***WARNING: The following post contains words that may be offensive to some. I do not use them for shock value, but these words are included because they cannot be ignored. My apologies if I do offend you.***
Hate. So much hate. So much venom spewed at one another.
It doesn’t matter how many times we tell ourselves that words will never hurt me. They may not break bones, but they shatter souls.
I’ve been called many of those words, and much worse.
I have a confession – something I’ve not told anyone, ever. Even now I wonder if I should, because I don’t want to sensationalize this post – or make things seem that I know exactly how someone feels in their situation.
Growing up, I was bullied. I was always on the small side – I didn’t weigh more than 100 pounds until halfway through my sophomore year in high school. That seemed to make a great target for the jocks and a group of guys we called “burlies” – manly men among boys.
I had thought about suicide (I mentioned that before on this blog), even attempted it, but that’s not my confession.
In my freshman year of high school, I had a plan. My dad had some shotguns and rifles, and I had easy access to them. My school was on a hill, and I knew the perfect spot. I’d wait, draw them all out, and make them pay.
This was at a time where mass shootings weren’t in the news – what seems every other day now. We had bomb threats now and then at the school, but nothing really shook us in the way that terror has gripped our children today.
Obviously, I never followed through with it. Never wrote things down, never made my plans known to anyone. I would like to say that Jesus got a hold of me and that’s what changed my mind. It would be another six years before I gave my life to Jesus. No, it was simple fear on my part. What would it do to my dad, my sister, my grandma?
I look back now and I find it amazing that I had those thoughts – thoughts of my family – that kept me from making a choice that I could not undo, and that would destroy so many lives. I thank God that I didn’t go with it.

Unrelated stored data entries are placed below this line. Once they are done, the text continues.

@@ -594,19 +594,18 @@
         l.cursor[w] = 0;
         l.cursor0[w] = 0;
         l.has_cands[w] = c ? 1u : 0u;
-        for (uint32_t k2 = c; k2 < slots; ++k2) { fmeta[slot_at + k2] = FineMeta{kNoGuide, 0u, 0ull}; fword[slot_at + k2] = kPadGuideWord; }
+        for (uint32_t k2 = c; k2 < slots; ++k2) fword[slot_at + k2] = FineSlot{kPadGuideWord, kPadSlotId};
     }
     __syncthreads();
     while (i < n) {
         const uint32_t gj = succ_byte(sig, slice, v.slice_width);
-        const uint32_t word12 = fine_word(word, slice, v.slice_width);
+        const uint32_t word12 = fine_word(word, slice, v.slice_width), id = slot_id(slice, guide);
 #pragma unroll
         for (uint32_t way = 0; way < ways; ++way) {
             const uint32_t ww = fine_way(gj, way);
             if (!l.has_cands[ww]) continue;
             const uint32_t slot = way ? l.slot_of[ww] + atomicAdd(&l.cursor[ww], 1u) : l.slot0_of[ww] + atomicAdd(&l.cursor0[ww], 1u);
-            fword[slot] = word12 | (fine_class(way) << 24);
-            fmeta[slot] = FineMeta{guide, (b << 8) | ww, sig};
+            fword[slot] = FineSlot{word12 | (fine_class(way) << 24), id};
         }
         i += THREADS;
         if (i < n) { guide = gidx[g0 + i]; word = gword[g0 + i]; sig = gsig[g0 + i]; }
@@ -619,7 +618,7 @@
                                                           const uint32_t *__restrict__ gidx, const uint64_t *__restrict__ gsig,
                                                           const uint32_t *__restrict__ fcount, const uint32_t *__restrict__ fcount0,
                                                           const FineSum *__restrict__ fbase, const PlanInfo *__restrict__ plan,
-                                                          uint32_t *__restrict__ fword, FineMeta *__restrict__ fmeta,
+                                                          FineSlot *__restrict__ fword,
                                                           ScanItem *__restrict__ fitems, uint32_t item_guides, uint32_t tail_shapes)
 {
     short_kernel_priority();
@@ -627,7 +626,7 @@
     __shared__ union { FineItemLds<THREADS> items; FineGuideLds<THREADS> guides; } lds;
     const uint32_t nb = v.n_buckets;
     if (blockIdx.x < nb) fine_scatter_items(v, blockIdx.x, fcount, fcount0, fbase, fitems, item_guides, tail_shapes, lds.items);
-    else fine_scatter_guides<WAYS, THREADS>(v, blockIdx.x - nb, gstart, gfill, gword, gidx, gsig, fcount, fcount0, fbase, fword, fmeta, lds.guides);
+    else fine_scatter_guides<WAYS, THREADS>(v, blockIdx.x - nb, gstart, gfill, gword, gidx, gsig, fcount, fcount0, fbase, fword, lds.guides);
 }
 
 __global__ __launch_bounds__(256) void k_fine_ranges(const PlanInfo *__restrict__ plan, const ScanItem *__restrict__ fitems,
@@ -725,11 +724,9 @@
         const uint32_t ww = fine_way(gj, way);
         const uint32_t c1 = way ? 1u : 0u;
         uint4 *fw = reinterpret_cast<uint4 *>(ws.fword + slot_at);
-        fw[0] = make_uint4(word12 | (fine_class(way) << 24), kPadGuideWord, kPadGuideWord, kPadGuideWord);
-        fw[1] = make_uint4(kPadGuideWord, kPadGuideWord, kPadGuideWord, kPadGuideWord);
-        ws.fmeta[slot_at] = FineMeta{g, (b << 8) | ww, sig};
+        fw[0] = make_uint4(word12 | (fine_class(way) << 24), slot_id(sl, g), kPadGuideWord, kPadSlotId);
 #pragma unroll
-        for (uint32_t k2 = 1; k2 < kGuideGroup; ++k2) ws.fmeta[slot_at + k2] = FineMeta{kNoGuide, 0u, 0ull};
+        for (uint32_t k2 = 1; k2 < kGuideGroup / 2u; ++k2) fw[k2] = make_uint4(kPadGuideWord, kPadSlotId, kPadGuideWord, kPadSlotId);
         const GroupUnits gu = group_units(s0, s1, tail_shapes);
         for (uint32_t u = 0; u < gu.units; ++u) {
             const bool full = u < gu.n_full;
@@ -834,10 +831,10 @@
                                prune_mode, tn.prune == 1 ? 1u : 0u, ws.sticky, ws.counters);
             if (static_cast<uint64_t>(n) * v.n_slices > 256ull * nb)
                 hipLaunchKernelGGL((k_fine_scatter<W, 512u>), dim3(2u * nb), dim3(512), 0, stream, v, ws.gstart, ws.gfill, ws.gword, ws.gidx, ws.gsig,
-                                   ws.fcount, ws.fcount0, ws.fsum, ws.plan, ws.fword, ws.fmeta, ws.fitems, tn.item_guides, tail_shapes);
+                                   ws.fcount, ws.fcount0, ws.fsum, ws.plan, ws.fword, ws.fitems, tn.item_guides, tail_shapes);
             else
                 hipLaunchKernelGGL((k_fine_scatter<W, 256u>), dim3(2u * nb), dim3(256), 0, stream, v, ws.gstart, ws.gfill, ws.gword, ws.gidx, ws.gsig,
-                                   ws.fcount, ws.fcount0, ws.fsum, ws.plan, ws.fword, ws.fmeta, ws.fitems, tn.item_guides, tail_shapes);
+                                   ws.fcount, ws.fcount0, ws.fsum, ws.plan, ws.fword, ws.fitems, tn.item_guides, tail_shapes);
         };
         if (ways == 1u) launch_fine(std::integral_constant<uint32_t, 1u>{});
         else if (ways == kFineWays) launch_fine(std::integral_constant<uint32_t, kFineWays>{});
diff --git a/crackling_amd/csrc/issl_device.hpp b/crackling_amd/csrc/issl_device.hpp
--- a/crackling_amd/csrc/issl_device.hpp
+++ b/crackling_amd/csrc/issl_device.hpp
@@ -230,10 +230,28 @@
     return n_slices > 10 ? m >> 2 : n_slices > 5 ? m >> 1 : m;
 }
 
-struct alignas(16) FineMeta {
-    uint32_t guide;
-    uint32_t where;
-    uint64_t gsig;
+constexpr uint32_t kSlotIdBits = 27, kSlotGuideBits = 22;
+constexpr uint32_t kPadSlotId = (1u << kSlotIdBits) - 1u;
+#if defined(__HIPCC__)
+__host__ __device__
+#endif
+inline uint32_t slot_id(uint32_t slice, uint32_t guide) { return (slice << kSlotGuideBits) | guide; }
+#if defined(__HIPCC__)
+__host__ __device__
+#endif
+inline void slot_id_unpack(uint32_t id, uint32_t &slice, uint32_t &guide)
+{
+    slice = id >> kSlotGuideBits;
+    guide = id & ((1u << kSlotGuideBits) - 1u);
+}
+static_assert(kPruneMaxGuides <= (1u << kSlotGuideBits), "a pruned launch's guides fit the id's guide field");
+static_assert(kMaxSlices <= (1u << (kSlotIdBits - kSlotGuideBits)), "an index's slices fit the id's slice field");
+static_assert(((kMaxSlices - 1u) << kSlotGuideBits | (kPruneMaxGuides - 1u)) < kPadSlotId, "no slot's id is the padding id");
+static_assert(kSlotIdBits + 26u + 11u == 64u, "raw record: slot id, tile, offset in tile");
+
+struct alignas(8) FineSlot {
+    uint32_t word;
+    uint32_t id;
 };
 
 struct Workspace {
@@ -245,8 +263,7 @@
     uint32_t *gbucket = nullptr;
     uint64_t *gsig = nullptr;
     ScanItem *items = nullptr;
-    uint32_t *fword = nullptr;
-    FineMeta *fmeta = nullptr;
+    FineSlot *fword = nullptr;
     ScanItem *fitems = nullptr;
     uint32_t *fcount = nullptr;
     uint32_t *fcount0 = nullptr;
diff --git a/crackling_amd/csrc/issl_kernels.hip b/crackling_amd/csrc/issl_kernels.hip
--- a/crackling_amd/csrc/issl_kernels.hip
+++ b/crackling_amd/csrc/issl_kernels.hip
@@ -1,4 +1,6 @@
 #include <hip/hip_runtime.h>
+
+#include <type_traits>
 
 #include "issl_kernels.hpp"
 
@@ -95,25 +97,30 @@
     return count_near<THR>(m, thr, keep);
 }
 
-__device__ __forceinline__ void short_unit_masks(const uint32_t *__restrict__ gword_stream, uint32_t g0, bool wide,
+constexpr uint32_t kPassIds = 28;
+typedef uint32_t SlotPair __attribute__((ext_vector_type(4)));
+__device__ __forceinline__ void short_unit_masks(const FineSlot *__restrict__ slots, uint32_t g0, bool wide,
                                                  uint32_t lane, uint4 *lds_masks)
 {
     const uint32_t i = lane >> 3, q = lane & 7u;
     uint32_t m[4];
     if (wide) {
-        const uint2 gw = *reinterpret_cast<const uint2 *>(gword_stream + g0 + 2u * i);
-        const uint32_t a = gw.x >> (4u * q), b = gw.y >> (4u * q);
+        const SlotPair gw = *reinterpret_cast<const SlotPair *>(slots + g0 + 2u * i);
+        const uint32_t a = gw.x >> (4u * q), b = gw.z >> (4u * q);
 #pragma unroll
         for (uint32_t r = 0; r < 4; ++r)
             m[r] = ((0u - ((a >> r) & 1u)) & 0xFFFFu) | ((0u - ((b >> r) & 1u)) << 16);
+        if (q == 7u) { m[0] = gw.y; m[1] = gw.w; }
     } else {
-        const uint4 gw = *reinterpret_cast<const uint4 *>(gword_stream + g0 + 4u * i);
-        const uint32_t t[4] = {gw.x >> (4u * q), gw.y >> (4u * q), gw.z >> (4u * q), gw.w >> (4u * q)};
+        const SlotPair *src = reinterpret_cast<const SlotPair *>(slots + g0 + 4u * i);
+        const SlotPair ga = src[0], gb = src[1];
+        const uint32_t t[4] = {ga.x >> (4u * q), ga.z >> (4u * q), gb.x >> (4u * q), gb.z >> (4u * q)};
 #pragma unroll
         for (uint32_t r = 0; r < 4; ++r) {
             const uint32_t bits = ((t[0] >> r) & 1u) | (((t[1] >> r) & 1u) << 8) | (((t[2] >> r) & 1u) << 16) | (((t[3] >> r) & 1u) << 24);
             m[r] = bits * 255u;
         }
+        if (q == 7u) { m[0] = ga.y; m[1] = ga.w; m[2] = gb.y; m[3] = gb.w; }
     }
     lds_masks[i * 8u + q] = make_uint4(m[0], m[1], m[2], m[3]);
 }
@@ -252,6 +259,9 @@
 struct alignas(4) GuideGroupAny {
     uint32_t w[kGuideGroup];
 };
+struct alignas(8) FineSlotGroup {
+    FineSlot s[kGuideGroup];
+};
 
 constexpr uint32_t fine_order_code(uint32_t slice, uint32_t slice_width)
 {
@@ -276,7 +286,7 @@
     return {static_cast<uint32_t>(at), static_cast<uint32_t>(at >> 32)};
 }
 
-__device__ __forceinline__ void note_candidates(uint32_t ok, uint32_t gslot, uint32_t w_log, const RecLane &rl,
+__device__ __forceinline__ void note_candidates(uint32_t ok, uint32_t gslot, const uint32_t *pass_ids, uint32_t w_log, const RecLane &rl,
                                                 uint32_t lane, RawWriter &w, uint64_t *raw, uint32_t *raw_used,
                                                 uint32_t max_chunks, Counters *counters)
 {
@@ -293,7 +303,8 @@
             ok &= ok - 1u;
             const uint32_t rank = __builtin_amdgcn_mbcnt_hi(static_cast<uint32_t>(who >> 32),
                                                             __builtin_amdgcn_mbcnt_lo(static_cast<uint32_t>(who), 0u));
-            const uint32_t lo = rl.lo | (q & ((1u << w_log) - 1u)), hi = rl.hi | ((gslot + (q >> w_log)) << 5);
+            const uint32_t slot = pass_ids ? pass_ids[q >> w_log] : gslot + (q >> w_log);
+            const uint32_t lo = rl.lo | (q & ((1u << w_log) - 1u)), hi = rl.hi | (slot << 5);
             w.chunk[w.fill + rank] = (static_cast<uint64_t>(hi) << 32) | lo;
         }
         w.fill += n;
@@ -304,7 +315,7 @@
 template <int THR, bool FINE>
 __device__ __forceinline__ void scan_range(const uint32_t *__restrict__ scan_stream, const ScanItem *__restrict__ items,
                                            const PlanInfo *__restrict__ plan, const RangeStart *__restrict__ range_start,
-                                           const uint32_t *__restrict__ gword_stream, uint4 *wave_masks,
+                                           const std::conditional_t<FINE, FineSlot, uint32_t> *__restrict__ gword_stream, uint4 *wave_masks,
                                            uint64_t *raw, uint32_t *raw_used, uint32_t max_chunks,
                                            Counters *counters, uint32_t thr, unsigned long long *stamps,
                                            uint64_t *__restrict__ scan_count, uint32_t *next_unit_p, uint32_t *waves_done_p,
@@ -393,7 +404,8 @@
                         PrevSlice prev;
                         const uint32_t ok = near_plane12_masks<THR>(c, wave_masks + i * 8u, thr, keep, prev);
                         if (__ballot(ok != 0u) != 0ull) {
-                            note_candidates(fine_dup(ok, prev, dup_filter), gb + (i << per_log), w_log, rl, lane, w, raw, raw_used, max_chunks, counters);
+                            note_candidates(fine_dup(ok, prev, dup_filter), 0u, reinterpret_cast<const uint32_t *>(wave_masks + i * 8u) + kPassIds, w_log, rl, lane, w, raw,
+                                            raw_used, max_chunks, counters);
                             own_chunk = true;
                         }
                     }
@@ -423,16 +435,16 @@
             }
             if constexpr (THR < 0) {
                 for (uint32_t g = g_begin; g < g_end; g += kGuideGroup) {
-                    const GuideGroup gg = *reinterpret_cast<const GuideGroup *>(gword_stream + g);
+                    const FineSlotGroup gg = *reinterpret_cast<const FineSlotGroup *>(gword_stream + g);
 #pragma unroll
                     for (uint32_t uu = 0; uu < kGuideGroup; ++uu) {
                         if (g + uu >= g_end) break;
-                        const uint32_t cls = (gg.w[uu] >> 24) & 3u;
+                        const uint32_t cls = (gg.s[uu].word >> 24) & 3u;
                         if (cls > thr) continue;
                         PrevSlice prev;
-                        const uint32_t ok = near_plane12<-1>(c, gg.w[uu], thr - cls, keep, prev);
+                        const uint32_t ok = near_plane12<-1>(c, gg.s[uu].word, thr - cls, keep, prev);
                         if (__ballot(ok != 0u) != 0ull) {
-                            note_candidates(fine_dup(ok, prev, dup_filter), g + uu, 5u, rl, lane, w, raw, raw_used, max_chunks, counters);
+                            note_candidates(fine_dup(ok, prev, dup_filter), gg.s[uu].id, nullptr, 5u, rl, lane, w, raw, raw_used, max_chunks, counters);
                             own_chunk = true;
                         }
                     }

Why am I telling you this?
Because someone, somewhere, is thinking the same things. Either to make the bullies pay, to ease their very real, very deep pain, or to end it all alone.
And if you are that person, I want you to know – to really know and to get this deep into your heart and soul – this will not last. The bullying. It won’t be forever.
It’s hard to see right now. It’s relentless, and it’s consuming. It steals all the joy and beauty of life – it steals your breath. Some days, you just can’t. Can’t stop the vice that crushes you. Can’t stop the screaming voices in your head.
But they’re right, you say:
Those are lies. Everyone of them.
I know, because I once believed them.
And I believed them even after the bullying stopped. Even during my last two years in high school where people actually started becoming my friend. Even after people started to tell me that I was smart, girls thought I was attractive…even after I left home to make my mark on the world.
I still believed those lies that had carved themselves deep into my heart and my mind and my soul.
But, then I met Jesus. And he told me the truth – the truth that was always there, but I couldn’t hear it.
I am loved.
I am worth it.
He created me in His image.
Hand crafted by the ultimate craftsman.
I had value because He said I had value.
And I’ve always had that value – just like every single one of us.
Just like You.
The bullying will stop. The screaming voices of hate will be silenced. Don’t give up. Don’t let them win. Those who label you with hate. Those who try to take away your worth.
They can’t take it away. THEY CAN’T TAKE YOUR VALUE AWAY!
Because it was never theirs to give.
The ultimate authority – the one who alone has the power over life – here and after – has said that you are worth it.
You are uniquely and wonderfully made.
You Are Worth It.
Repeat that. Tell yourself over and over and over until it drowns out those screams of hate.
Say it out loud.
I AM WORTH IT!
That is truth. That’s the only truth you need to know right now.
After that, the rest of the truth will make Himself known.
I do apologize if my use of the words above has offended anyone. I could not see how to write this post without using them. They are offensive. They should make us all uncomfortable. They should make us angry.
And they should make us do something about it.
I know there are a lot of people out there who say that kids are too soft today. That instead of focusing on ending bullying, we should just toughen our kids and help them to stand on their own two feet. I think those that say these things are misguided, and honestly are out of touch with what’s really happening. They may have experienced some bullying from time to time, but not the relentless terror that kids face today. They can’t escape it, and many can’t see the help that might be available to them. Some might not have help available, because their suffering goes unnoticed. That is not to blame anyone, it’s hard to see someone’s suffering most times. Those who suffer are great at hiding it.
But, there are signs. I don’t have the answers, I don’t know if anyone really does, but I just ask that you become aware of the people around you. If we take it in our hands to make sure the people around us know that they are worth it, that they are loved – and if we make the effort to drown out the hate with words of encouragement and love – I think we can make a difference.
And yes, I actually do believe every single one of us is worth it. It’s not just something to write in a blog.